‘Major Testing’ To Test The F-35’s Lethality Against The Chinese J-20 And Russian S-400 Is Postponed

The Pentagon has postponed vital simulator testing required before full-rate production of the stealth aircraft can begin. This is another another setback for the F-35 programme.
In a roundtable with reporters on March 8, Lt. Gen. Eric Fick, a top officer with the F-35 Joint Program Office, revealed that critical joint simulation environment (JSE) testing is now expected to take place in early spring or summer of 2023.
Before the “Milestone C” decision – the green light for full-rate manufacturing – the JSE testing is required.
According to Defense News, the JSE work may have been disrupted by the Covid-19 pandemic, which is why the simulation test has been rescheduled.
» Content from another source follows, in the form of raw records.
# balazs-bamer/cdpr-simulation

Measured on AMD Instinct MI355X. Metric: CDPR sim-steps/sec (whole node), 65 536 parallel 8-cable robots, 1 ms dt, higher is better.
Workload: dtype f32

## Files before the change

### cdpr-simulation_amd/csrc/cdpr_onestep_kernel.hpp

```cpp
#pragma once
#include "cdpr_step_kernel.hpp"

namespace cdpr {

CDPR_DEV void row_to_lds(const float4* src, float4* dst_row) {
  __builtin_amdgcn_global_load_lds((const __attribute__((address_space(1))) void*)src, (__attribute__((address_space(3))) void*)dst_row, 16, 0, 0);
}


template <int NP, bool PR = false>
CDPR_DEV void pid_pairs(const StepArgs& a, int calls, bool is_vel, const v2f (&desired)[NP], const v2f (&actual)[NP], const v2f (&win)[NP][kWin],
                        v2f (&ierr)[NP], v2f (&f)[NP], v2f (&e_new)[NP], float& dbg_p, float& dbg_i, float& dbg_d, bool is_force = false) {
  const PidCoef c = pid_coef<PR>(a, is_vel);
  const bool run = (!PR || calls != 0) && !is_force;
  const bool full = calls >= c.nbuf;
  const float (&wt)[kWin + 2] = a.wrow;
  v2f error[NP], acc[NP];
#pragma unroll
  for (int k = 0; k < NP; ++k) {
    error[k] = desired[k] - actual[k];
    acc[k] = splat(wt[kWin]) * error[k];
  }
#pragma unroll
  for (int j = 0; j < kWin; ++j) {
// ... 260 lines not shown
  }

  if (PERSIST && more) {
    const uint32_t noff = nrr * 16u;
    if (run_pid) {
#pragma unroll
      for (int j = 0; j < kCtrl; ++j)
        row_to_lds(reinterpret_cast<const float4*>(reinterpret_cast<const char*>(a.state + (size_t)(P + j) * st) + noff), &stage[j][0]);
      if (kCmdLds) {
        const float* ncp = a.cmd + (size_t)nrr * N;
#pragma unroll
        for (int g = 0; g < kCmdRows; ++g) row_to_lds(reinterpret_cast<const float4*>(ncp) + g, &stage[kCtrl + g][0]);
      }
    }
  }

  CDPR_STAMP(5);
  v2f applied[NP];
  int td_flag = 0;
  if (TD) {
    v2f df[NP];
#pragma unroll
    for (int k = 0; k < NP; ++k) df[k] = f[k] - splat(a.td_mid);
    float g[6];
    if (FK) {
      jt_times<NP>(jest, df, g);
      normal_solve<NP, false>(jest, 0.f, g);
    } else {
      jt_times<NP>(jac, df, g);
      normal_solve<NP, false>(jac, 0.f, g);
    }
#pragma unroll
    for (int k = 0; k < NP; ++k) {
      v2f t = splat(a.td_mid);
#pragma unroll
      for (int c = 0; c < 6; ++c) t = fma2(g[c], FK ? jest[k][c] : jac[k][c], t);
      const v2f tc = max2(min2(t, splat(a.td_max)), splat(a.td_min));
      td_flag |= (tc.x != t.x) ? 1 : 0;
      if (2 * k + 1 < N) td_flag |= (tc.y != t.y) ? 1 : 0;
      applied[k] = tc;
    }
  } else {
#pragma unroll
    for (int k = 0; k < NP; ++k) applied[k] = f[k];
  }
  if (a.vel_limit > 0.f) {
#pragma unroll
    for (int k = 0; k < NP; ++k) {
      applied[k].x = (qd[k].x > a.vel_limit && applied[k].x > 0.f) || (qd[k].x < -a.vel_limit && applied[k].x < 0.f) ? 0.f : applied[k].x;
      applied[k].y = (qd[k].y > a.vel_limit && applied[k].y > 0.f) || (qd[k].y < -a.vel_limit && applied[k].y < 0.f) ? 0.f : applied[k].y;
    }
  }
  if (a.effort >= 0.f) {
#pragma unroll
    for (int k = 0; k < NP; ++k) applied[k] = max2(min2(applied[k], splat(a.effort)), splat(-a.effort));
  }

  if (a.dbg && live) {
    float* d = a.dbg + (size_t)r * 9;
    if (dbg_wrote) {
      d[0] = dbg_p;
      d[1] = dbg_i;
      d[2] = dbg_d;
      d[3] = desired[0].x;
    }
    d[4] = applied[0].x;
  }
  if (publish && live) {
    store_slot(a.obs, st, 3, woff, make_float4(s.wz, fk_res, (float)fk_it, pack_flags(td_flag, travel_mask<N>(a, q))));
#pragma unroll
    for (int g = 0; g < G; ++g) {
      const int k0 = 2 * g, k1 = (2 * g + 1 < NP) ? 2 * g + 1 : 2 * g;
      const bool has = (2 * g + 1 < NP);
      store_slot(a.obs, st, 4 + 2 * G + g, woff,
                make_float4(applied[k0].x, applied[k0].y, has ? applied[k1].x : 0.f, has ? applied[k1].y : 0.f));
    }
  }

  CDPR_STAMP(6);
  {
    v2f tens[NP];
#pragma unroll
    for (int k = 0; k < NP; ++k) {
      tens[k] = fma2(-a.damping, qd[k], applied[k]);
      if (a.unilateral) tens[k] = max2(tens[k], splat(0.f));
    }
    if (FK) {
      uint32_t again = 0;
      asm volatile("" : "+v"(again));
      v2f len2[NP], l02[NP];
      ik_pairs<N, false>(lds + again, s.px, s.py, s.pz, s.qx, s.qy, s.qz, s.qw, len2, jac, l02);
    }
    float w[6];
    jt_times<NP>(jac, tens, w);
    w[0] = a.fgx - w[0];
    w[1] = a.fgy - w[1];
    w[2] = a.fgz - w[2];
    w[3] = -w[3];
    w[4] = -w[4];
    w[5] = -w[5];
    integrate(a, s, w);
  }
  if (PERSIST && more) {
    constexpr int kDmaOps = kCtrl + kCmdRows;
    static_assert(kDmaOps < 64, "vmcnt is a 6-bit counter");
    if (run_pid)
      __builtin_amdgcn_s_waitcnt(vmcnt_imm(kDmaOps));
    else
      __builtin_amdgcn_s_waitcnt(vmcnt_imm(0));
    asm volatile("" : "+a"(n0), "+a"(n1), "+a"(n2), "+a"(n3), "+a"(n4));
  }
  if (live) {
    CDPR_STORE_STATE(a.state, st, 0, woff, make_float4(s.px, s.py, s.pz, s.qx));
    CDPR_STORE_STATE(a.state, st, 1, woff, make_float4(s.qy, s.qz, s.qw, s.vx));
    CDPR_STORE_STATE(a.state, st, 2, woff, make_float4(s.vy, s.vz, s.wx, s.wy));
    CDPR_STORE_STATE(a.state, st, 3, woff, make_float4(s.wz, fkx, fky, fkz));
    if (FK) CDPR_STORE_STATE(a.state, st, 4, woff, make_float4(fkqx, fkqy, fkqz, fkqw));
  }
  CDPR_STAMP(7);
  if (!(PERSIST && more)) break;
  blk = nblk;
  r = nr;
  rr = nrr;
  live = r < a.batch;
  off = rr * 16u, woff = r * 16u;
  p0 = make_float4(n0.x, n0.y, n0.z, n0.w), p1 = make_float4(n1.x, n1.y, n1.z, n1.w), p2 = make_float4(n2.x, n2.y, n2.z, n2.w);
  p3 = make_float4(n3.x, n3.y, n3.z, n3.w), p4 = make_float4(n4.x, n4.y, n4.z, n4.w);
  staged = run_pid;
  }
}
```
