diff --git a/sam6d_b200/_lib.py b/sam6d_b200/_lib.py
--- a/sam6d_b200/_lib.py
+++ b/sam6d_b200/_lib.py
@@ -64,7 +64,7 @@
 
 
 _launches = 0
-_MULTI = {"sam6d_fine_assign": 6, "sam6d_coarse_select": 2, "sam6d_geo_embed_tc": 2, "sam6d_render_meshes": 4, "sam6d_yolo_masks": 2,
+_MULTI = {"sam6d_fine_assign": 6, "sam6d_fine_sums_tc": 3, "sam6d_fine_collabel_tc": 2, "sam6d_coarse_select": 2, "sam6d_geo_embed_tc": 2, "sam6d_render_meshes": 4, "sam6d_yolo_masks": 2,
           "sam6d_mask_rle_count": 2, "sam6d_template_score_agg": 2, "sam6d_template_score": 2,
           "sam6d_pbr_reference_crops": 2, "sam6d_track_points": 4,
           "sam6d_track_points_scene": 5, "sam6d_symmetry_agreement": 2, "sam6d_tsdf_mesh_count": 2, "sam6d_tsdf_mesh_emit": 2}
diff --git a/sam6d_b200/csrc/epilogue.cuh b/sam6d_b200/csrc/epilogue.cuh
--- a/sam6d_b200/csrc/epilogue.cuh
+++ b/sam6d_b200/csrc/epilogue.cuh
@@ -73,6 +73,31 @@
   }
 }
 
+__device__ __forceinline__ void store_frag_l2norm(float (&d)[128], int w, int lane, int row0, int M, float alpha,
+                                                  const float* __restrict__ bias, __nv_bfloat16* __restrict__ C, long long ldc) {
+  float ss[2] = {0.f, 0.f};
+#pragma unroll
+  for (int j = 0; j < 32; ++j) {
+    const int c = tc::frag_col(4 * j, lane);
+    const float b0 = __ldg(bias + c), b1 = __ldg(bias + c + 1);
+#pragma unroll
+    for (int h = 0; h < 2; ++h) {
+      const float x0 = fmaf(d[4 * j + 2 * h], alpha, b0), x1 = fmaf(d[4 * j + 2 * h + 1], alpha, b1);
+      d[4 * j + 2 * h] = x0; d[4 * j + 2 * h + 1] = x1;
+      ss[h] += x0 * x0 + x1 * x1;
+    }
+  }
+#pragma unroll
+  for (int h = 0; h < 2; ++h) {
+    const float n = fmaxf(sqrtf(tc::quad_sum(ss[h])), 1e-12f);
+    const int row = row0 + tc::frag_row(2 * h, w, lane);
+    if (row >= M) continue;
+#pragma unroll
+    for (int j = 0; j < 32; ++j)
+      st2(C + (size_t)row * ldc + tc::frag_col(4 * j, lane), d[4 * j + 2 * h] / n, d[4 * j + 2 * h + 1] / n);
+  }
+}
+
 #define EPI_DISPATCH(ACT_V, BIAS_P, RES_P, ...)                                              \
   do {                                                                                       \
     const int a__ = (ACT_V);                                                                 \
diff --git a/sam6d_b200/csrc/fine_tc.cu b/sam6d_b200/csrc/fine_tc.cu
--- a/sam6d_b200/csrc/fine_tc.cu
+++ b/sam6d_b200/csrc/fine_tc.cu
@@ -174,6 +174,358 @@
     q = make_float4(p[0], p[1], p[2], 1.f);
   }
   q4[(size_t)b * ld + j] = q;
+}
+
+
+__device__ __forceinline__ unsigned long long amax_key(float p, int i) {
+  return ((unsigned long long)__float_as_uint(p) << 32) | (unsigned)(~i);
+}
+__device__ __forceinline__ int amax_index(unsigned long long k) { return (int)(~(unsigned)k); }
+__device__ __forceinline__ unsigned long long kmax(unsigned long long a, unsigned long long b) { return a > b ? a : b; }
+
+__device__ __forceinline__ int red_col(int k, int lane) { return 8 * (k >> 1) + 2 * (lane & 3) + (k & 1); }
+__device__ __forceinline__ float bit_sel(unsigned m, float a, float b) {
+  return __uint_as_float((__float_as_uint(a) & m) | (__float_as_uint(b) & ~m));
+}
+__device__ __forceinline__ unsigned long long bit_sel(unsigned m, unsigned long long a, unsigned long long b) {
+  const unsigned long long m2 = ((unsigned long long)m << 32) | m;
+  return (a & m2) | (b & ~m2);
+}
+template <int H, typename T, typename Op>
+__device__ __forceinline__ void col_round(T (&v)[64], int lane, Op op) {
+  const unsigned hi = 0u - (unsigned)((lane >> (H == 32 ? 4 : H == 16 ? 3 : 2)) & 1);
+#pragma unroll
+  for (int k = 0; k < H; ++k) {
+    const T lo = v[k], up = v[k + H];
+    v[k] = op(bit_sel(hi, up, lo), __shfl_xor_sync(0xffffffffu, bit_sel(hi, lo, up), H / 2));
+  }
+}
+template <typename T, typename Op>
+__device__ __forceinline__ void warp_col_reduce(T (&v)[64], int lane, Op op) {
+  col_round<32>(v, lane, op);
+  col_round<16>(v, lane, op);
+  col_round<8>(v, lane, op);
+}
+
+struct F3Args {
+  int B, S, ld, m_tiles;
+  float a2, s2;
+  const float* e0r;
+  const float* e0c;
+  float* rinv;
+  const float* cinv;
+  const float4* q4;
+  float* cpart;
+  unsigned long long* ckey;
+  int* lab;
+  float* wts; float* pred;
+};
+
+template <int MODE>
+__global__ void __launch_bounds__(NUM_THREADS, 1) fine_pass3_kernel(const __grid_constant__ CUtensorMap tmA, const __grid_constant__ CUtensorMap tmB, F3Args g) {
+  extern __shared__ __align__(1024) uint8_t smem_raw[];
+  uint8_t* smem = reinterpret_cast<uint8_t*>((reinterpret_cast<uintptr_t>(smem_raw) + 1023) & ~(uintptr_t)1023);
+  uint8_t* a_res = smem;
+  uint8_t* ring = smem + KB * A_KB;
+  __shared__ __align__(8) uint64_t a_full, a_empty, full_bar[STAGES], empty_bar[STAGES];
+  __shared__ float sc[2][BN];
+  __shared__ __align__(16) float4 sq[2][MODE == 2 ? BN : 1];
+  __shared__ __align__(16) unsigned long long red[MODE == 2 ? 1 : CONSUMERS / 32][BN];
+
+  const int tid = threadIdx.x, warp = tid >> 5, lane = tid & 31;
+  const int S = g.S, T = S - 1;
+  const int m_tiles = g.m_tiles, n_tiles = (T + BN - 1) / BN;
+  const int items = g.B * m_tiles;
+
+  if (tid == 0) {
+    tc::mbar_init(&a_full, 1); tc::mbar_init(&a_empty, CONSUMERS / 32);
+    for (int s = 0; s < STAGES; ++s) { tc::mbar_init(&full_bar[s], 1); tc::mbar_init(&empty_bar[s], CONSUMERS / 32); }
+    tc::mbar_fence_init();
+    tc::tma_prefetch_desc(&tmA);
+    tc::tma_prefetch_desc(&tmB);
+  }
+  __syncthreads();
+
+  if (warp >= CONSUMERS / 32) {
+    tc::producer_regs();
+    if (tid == CONSUMERS) {
+      long long gk = 0;
+      int it = 0;
+      for (int item = blockIdx.x; item < items; item += gridDim.x, ++it) {
+        const int b = item / m_tiles, mt = item - b * m_tiles;
+        tc::mbar_wait(&a_empty, (uint32_t)((it & 1) ^ 1));
+        tc::mbar_arrive_expect_tx(&a_full, KB * A_KB);
+        for (int kb = 0; kb < KB; ++kb) tc::tma_load_2d(&tmA, &a_full, a_res + kb * A_KB, kb * BK, b * S + 1 + mt * BM);
+        for (int nt = 0; nt < n_tiles; ++nt)
+          for (int kb = 0; kb < KB; ++kb, ++gk) {
+            const int s = (int)(gk % STAGES);
+            tc::mbar_wait(&empty_bar[s], (uint32_t)(((gk / STAGES) & 1) ^ 1));
+            tc::mbar_arrive_expect_tx(&full_bar[s], B_KB);
+            tc::tma_load_2d(&tmB, &full_bar[s], ring + s * B_KB, kb * BK, b * S + 1 + nt * BN);
+          }
+      }
+    }
+    return;
+  }
+  tc::consumer_regs();
+  const int wg = warp >> 2, w = warp & 3;
+  const uint32_t a_addr = tc::smem_u32(a_res) + wg * (64 * 128);
+  long long gk = 0, tcount = 0;
+  int it = 0;
+  for (int item = blockIdx.x; item < items; item += gridDim.x, ++it) {
+    const int b = item / m_tiles, mt = item - b * m_tiles;
+    const size_t bo = (size_t)b * g.ld;
+    int row[2];
+    bool rv[2];
+    float rf[2] = {0.f, 0.f};
+#pragma unroll
+    for (int hr = 0; hr < 2; ++hr) {
+      row[hr] = 1 + mt * BM + wg * 64 + tc::frag_row(2 * hr, w, lane);
+      rv[hr] = row[hr] < S;
+      if (MODE != 0 && rv[hr]) rf[hr] = g.rinv[bo + row[hr]];
+    }
+    float sum[2] = {0.f, 0.f}, ws[2] = {0.f, 0.f}, px[2] = {0.f, 0.f}, py[2] = {0.f, 0.f}, pz[2] = {0.f, 0.f};
+    float bv[2] = {-INFINITY, -INFINITY};
+    int bi[2] = {0x7fffffff, 0x7fffffff};
+    if (MODE == 2) {
+      const float cf0 = g.cinv[bo];
+#pragma unroll
+      for (int hr = 0; hr < 2; ++hr)
+        if (rv[hr]) { const float e = g.e0c[bo + row[hr]]; bv[hr] = (e * rf[hr]) * (e * cf0); bi[hr] = 0; }
+    }
+    tc::mbar_wait(&a_full, (uint32_t)(it & 1));
+    for (int nt = 0; nt < n_tiles; ++nt, ++tcount) {
+      const int buf = (int)(tcount & 1);
+      {
+        const int j = 1 + nt * BN + tid;
+        if (MODE != 0) sc[buf][tid] = (j < S) ? g.cinv[bo + j] : 0.f;
+        if (MODE == 2) sq[buf][tid] = (j < S) ? g.q4[bo + j] : make_float4(0.f, 0.f, 0.f, 0.f);
+        tc::named_bar(1, CONSUMERS);
+      }
+      float acc[BN / 2];
+      int prev = -1;
+      for (int kb = 0; kb < KB; ++kb, ++gk) {
+        const int s = (int)(gk % STAGES);
+        tc::mbar_wait(&full_bar[s], (uint32_t)((gk / STAGES) & 1));
+        const uint32_t b_addr = tc::smem_u32(ring + s * B_KB);
+        tc::wg_fence();
+#pragma unroll
+        for (int k = 0; k < BK / 16; ++k)
+          tc::wgmma_bf16<BN>(acc, tc::wg_desc(a_addr + kb * A_KB + k * 32), tc::wg_desc(b_addr + k * 32), (kb | k) ? 1u : 0u);
+        tc::wg_commit();
+        if (prev >= 0) {
+          tc::wg_wait<1>();
+          if (lane == 0) tc::mbar_arrive(&empty_bar[prev]);
+        }
+        prev = s;
+      }
+      tc::wg_wait<0>();
+      if (lane == 0) tc::mbar_arrive(&empty_bar[prev]);
+      if (nt == n_tiles - 1 && lane == 0) tc::mbar_arrive(&a_empty);
+      if (MODE == 0) {
+        float cs[64];
+#pragma unroll
+        for (int e = 0; e < BN / 2; ++e) {
+          const int hr = (e >> 1) & 1, k = ((e >> 2) << 1) | (e & 1), j = 1 + nt * BN + tc::frag_col(e, lane);
+          const float ev = (j < S) ? ex2(fmaf(acc[e], g.a2, -g.s2)) : 0.f;
+          sum[hr] += ev;
+          const float c = rv[hr] ? ev : 0.f;
+          cs[k] = hr ? cs[k] + c : c;
+        }
+        warp_col_reduce(cs, lane, [](float x, float y) { return x + y; });
+        float* redf = reinterpret_cast<float*>(&red[0][0]);
+#pragma unroll
+        for (int k = 0; k < 8; ++k) redf[warp * BN + red_col(k + 8 * (lane >> 2), lane)] = cs[k];
+        tc::named_bar(1, CONSUMERS);
+        const int j = 1 + nt * BN + tid;
+        if (j < S) {
+          float t = 0.f;
+#pragma unroll
+          for (int v = 0; v < CONSUMERS / 32; ++v) t += redf[v * BN + tid];
+          g.cpart[((size_t)b * m_tiles + mt) * g.ld + j] = t;
+        }
+      } else if (MODE == 1) {
+        unsigned long long ck[64];
+#pragma unroll
+        for (int e = 0; e < BN / 2; ++e) {
+          const int hr = (e >> 1) & 1, k = ((e >> 2) << 1) | (e & 1), cl = tc::frag_col(e, lane);
+          const float ev = ex2(fmaf(acc[e], g.a2, -g.s2));
+          const unsigned long long key = rv[hr] ? amax_key((ev * rf[hr]) * (ev * sc[buf][cl]), row[hr]) : 0ull;
+          ck[k] = hr ? kmax(ck[k], key) : key;
+        }
+        warp_col_reduce(ck, lane, kmax);
+#pragma unroll
+        for (int k = 0; k < 8; ++k) red[warp][red_col(k + 8 * (lane >> 2), lane)] = ck[k];
+        tc::named_bar(1, CONSUMERS);
+        const int j = 1 + nt * BN + tid;
+        if (j < S) {
+          unsigned long long t = red[0][tid];
+#pragma unroll
+          for (int v = 1; v < CONSUMERS / 32; ++v) t = kmax(t, red[v][tid]);
+          g.ckey[((size_t)b * m_tiles + mt) * g.ld + j] = t;
+        }
+      } else {
+#pragma unroll
+        for (int e = 0; e < BN / 2; ++e) {
+          const int hr = (e >> 1) & 1, cl = tc::frag_col(e, lane), j = 1 + nt * BN + cl;
+          const float ev = (j < S) ? ex2(fmaf(acc[e], g.a2, -g.s2)) : 0.f;
+          const float p = (ev * rf[hr]) * (ev * sc[buf][cl]);
+          if (p > bv[hr]) { bv[hr] = p; bi[hr] = j; }
+          const float4 q = sq[buf][cl];
+          const float pm = p * q.w;
+          ws[hr] += pm; px[hr] = fmaf(pm, q.x, px[hr]); py[hr] = fmaf(pm, q.y, py[hr]); pz[hr] = fmaf(pm, q.z, pz[hr]);
+        }
+      }
+    }
+#pragma unroll
+    for (int hr = 0; hr < 2; ++hr) {
+      const int i = row[hr];
+      if (MODE == 0) {
+        const float t = tc::quad_sum(sum[hr]);
+        if ((lane & 3) == 0 && rv[hr]) g.rinv[bo + i] = 1.f / (g.e0c[bo + i] + t);
+      } else if (MODE == 2) {
+#pragma unroll
+        for (int o = 1; o <= 2; o <<= 1) {
+          const float ov = __shfl_xor_sync(0xffffffffu, bv[hr], o);
+          const int oi = __shfl_xor_sync(0xffffffffu, bi[hr], o);
+          if (ov > bv[hr] || (ov == bv[hr] && oi < bi[hr])) { bv[hr] = ov; bi[hr] = oi; }
+        }
+        float ww = tc::quad_sum(ws[hr]), qx = tc::quad_sum(px[hr]), qy = tc::quad_sum(py[hr]), qz = tc::quad_sum(pz[hr]);
+        if ((lane & 3) == 0 && rv[hr]) {
+          const int lb = bi[hr];
+          g.lab[(size_t)b * S + i] = lb;
+          if (lb == 0) { ww = 0.f; qx = 0.f; qy = 0.f; qz = 0.f; }
+          const size_t o = (size_t)b * (S - 1) + (i - 1);
+          const float d = ww + 1e-6f;
+          g.wts[o] = ww;
+          g.pred[o * 3 + 0] = qx / d; g.pred[o * 3 + 1] = qy / d; g.pred[o * 3 + 2] = qz / d;
+        }
+      }
+    }
+  }
+}
+
+__global__ void fine_bg_kernel(const __nv_bfloat16* __restrict__ F1, const __nv_bfloat16* __restrict__ F2, int S, int ld, float a2,
+                               float s2, float* __restrict__ e0r, float* __restrict__ e0c) {
+  const int b = blockIdx.y, lane = threadIdx.x & 31, idx = blockIdx.x * (blockDim.x >> 5) + (threadIdx.x >> 5);
+  if (idx >= S) return;
+  const bool col = blockIdx.z != 0;
+  const size_t base = (size_t)b * S * 256;
+  const uint4 x = reinterpret_cast<const uint4*>(F1 + base + (size_t)(col ? idx : 0) * 256)[lane];
+  const uint4 y = reinterpret_cast<const uint4*>(F2 + base + (size_t)(col ? 0 : idx) * 256)[lane];
+  const __nv_bfloat162* xp = reinterpret_cast<const __nv_bfloat162*>(&x);
+  const __nv_bfloat162* yp = reinterpret_cast<const __nv_bfloat162*>(&y);
+  float d = 0.f;
+#pragma unroll
+  for (int k = 0; k < 4; ++k) {
+    const float2 xf = __bfloat1622float2(xp[k]), yf = __bfloat1622float2(yp[k]);
+    d = fmaf(xf.x, yf.x, d);
+    d = fmaf(xf.y, yf.y, d);
+  }
+#pragma unroll
+  for (int o = 16; o >= 1; o >>= 1) d += __shfl_xor_sync(0xffffffffu, d, o);
+  if (lane == 0) (col ? e0c : e0r)[(size_t)b * ld + idx] = ex2(fmaf(d, a2, -s2));
+}
+
+__device__ __forceinline__ float block_sum(float v, float* sh) {
+#pragma unroll
+  for (int o = 16; o >= 1; o >>= 1) v += __shfl_xor_sync(0xffffffffu, v, o);
+  __syncthreads();
+  if ((threadIdx.x & 31) == 0) sh[threadIdx.x >> 5] = v;
+  __syncthreads();
+  float t = 0.f;
+  for (int w = 0; w < (int)(blockDim.x >> 5); ++w) t += sh[w];
+  return t;
+}
+__device__ __forceinline__ unsigned long long block_kmax(unsigned long long v, unsigned long long* sh) {
+#pragma unroll
+  for (int o = 16; o >= 1; o >>= 1) v = kmax(v, __shfl_xor_sync(0xffffffffu, v, o));
+  __syncthreads();
+  if ((threadIdx.x & 31) == 0) sh[threadIdx.x >> 5] = v;
+  __syncthreads();
+  unsigned long long t = 0;
+  for (int w = 0; w < (int)(blockDim.x >> 5); ++w) t = kmax(t, sh[w]);
+  return t;
+}
+
+__global__ void fine_sums_merge_kernel(const float* __restrict__ e0r, const float* __restrict__ e0c, const float* __restrict__ cpart,
+                                       int S, int ld, int m_tiles, float* __restrict__ rinv, float* __restrict__ cinv) {
+  __shared__ float sh[32];
+  const int b = blockIdx.y, j = blockIdx.x * blockDim.x + threadIdx.x;
+  const size_t bo = (size_t)b * ld;
+  if (j >= 1 && j < S) {
+    float t = e0r[bo + j];
+    for (int mt = 0; mt < m_tiles; ++mt) t += cpart[((size_t)b * m_tiles + mt) * ld + j];
+    cinv[bo + j] = 1.f / t;
+  }
+  if (blockIdx.x != 0) return;
+  float r = 0.f, c = 0.f;
+  for (int k = threadIdx.x; k < S; k += blockDim.x) { r += e0r[bo + k]; c += e0c[bo + k]; }
+  r = block_sum(r, sh);
+  c = block_sum(c, sh);
+  if (threadIdx.x == 0) { rinv[bo] = 1.f / r; cinv[bo] = 1.f / c; }
+}
+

Lockheed Martin was awarded the contract for the System Development and Demonstration (SDD) phase of the Joint Strike Fighter (JSF) programme in 2001.
The JSF programme was modified in 2010, with the SDD phase being extended by 13 months, postponing the full-rate production decision until November 2015. Since then, the programme has run into a number of roadblocks for a variety of reasons.
“I don’t think it rules it out,” Fick responded when asked if the tight time schedule essentially makes a decision on full-rate production in fiscal 2023 impossible. “However, if our [testing] were to slide by any significant margin, there wouldn’t be much time between the end of the summer, the development of the report, and the opportunity to make a milestone [C] decision,” he said.
The Joint Simulation Environment (JSE) is a specialised simulation facility at the Naval Air Station Patuxent River in Maryland, where armament platforms can be operated in simulated scenarios.
The Simulation Test: Decoding
Up to 14 interconnected simulated cockpits, each representing an F-35 fighter, will be “flown” by pilots through 64 high-end threat scenarios of varying density under realistic weather, sun/moon settings for the F-35 programme.
The aircraft’s capabilities will be tested against a variety of aerial and ground-based threats, including the Chinese J-20 stealth fighter and Russian S-400 missile defence systems, among others.
These weapons can be copied in a highly accurate computer simulation, giving the military an idea of how the F-35 would do against the greatest Russian and Chinese weapons. Another benefit is that testing in a simulated environment is less expensive than flying real jets; 14 F-35s flying at $45,000 per hour would cost $630,000 per hour.
“The JSE is a tool… to verify the F-35’s performance against a succession of threats that we can’t get to in the open air,” Fick explained. The simulation software must be developed to correctly reproduce the real-world functioning of all of the F-35’s mission systems in order to conduct these tests. The simulation’s accuracy must be verified, which would entail flying real F-35s over test ranges to collect data on how the various mission systems react to a radar signal or other threats.
These replies are subsequently coded into simulation software, which brings the entire facility, in this case JSE, as close to reality as feasible. In last year’s report, the Department of Operational Test and Evaluation (DOT&E) stated that JSE would be available in mid to late 2021, while in the previous report, the department stated that JSE would be ready by summer 2020; however, neither of these estimations have come true.
Fick stated during the March 8 roundtable session that the Defense Department is working on the simulation’s validation, verification, and accreditation.
About half of the 88 packages required for this step have been completed, with the remaining packages expected to be completed by May. After that, the simulation components will be assembled into broad scenarios for their own validation, verification, and accreditation, which Fick estimates will be completed by September.
The JSE will then be ready for the testing, which could happen next year.
Meanwhile, production of the F-35 continues in the Low-Rate Initial Production (LRIP) phase, with the US military has purchased 753 aircraft as of 2021, while the FY2022 defence authorization bill has set aside $8.7 billion for 85 aircraft units, including 48 F-35As for the Air Force, 17 F-35Bs for the Marine Corps, and 20 F-35Cs for the Navy and Marines.
Despite the fact that the JSE has not yet been built, Fick told reporters that “we’re extremely confident” in the F-35’s ability to battle if it had to engage in combat in Europe – six of the fighter jets have been sent to NATO’s eastern flank following Russia’s invasion of Ukraine.
When considered against the backdrop of a recent declaration by the Israeli Air Force (IAF), which successfully employed its F-35I Adir aircraft to neutralise two Iranian drones last year, this confidence is not unfounded.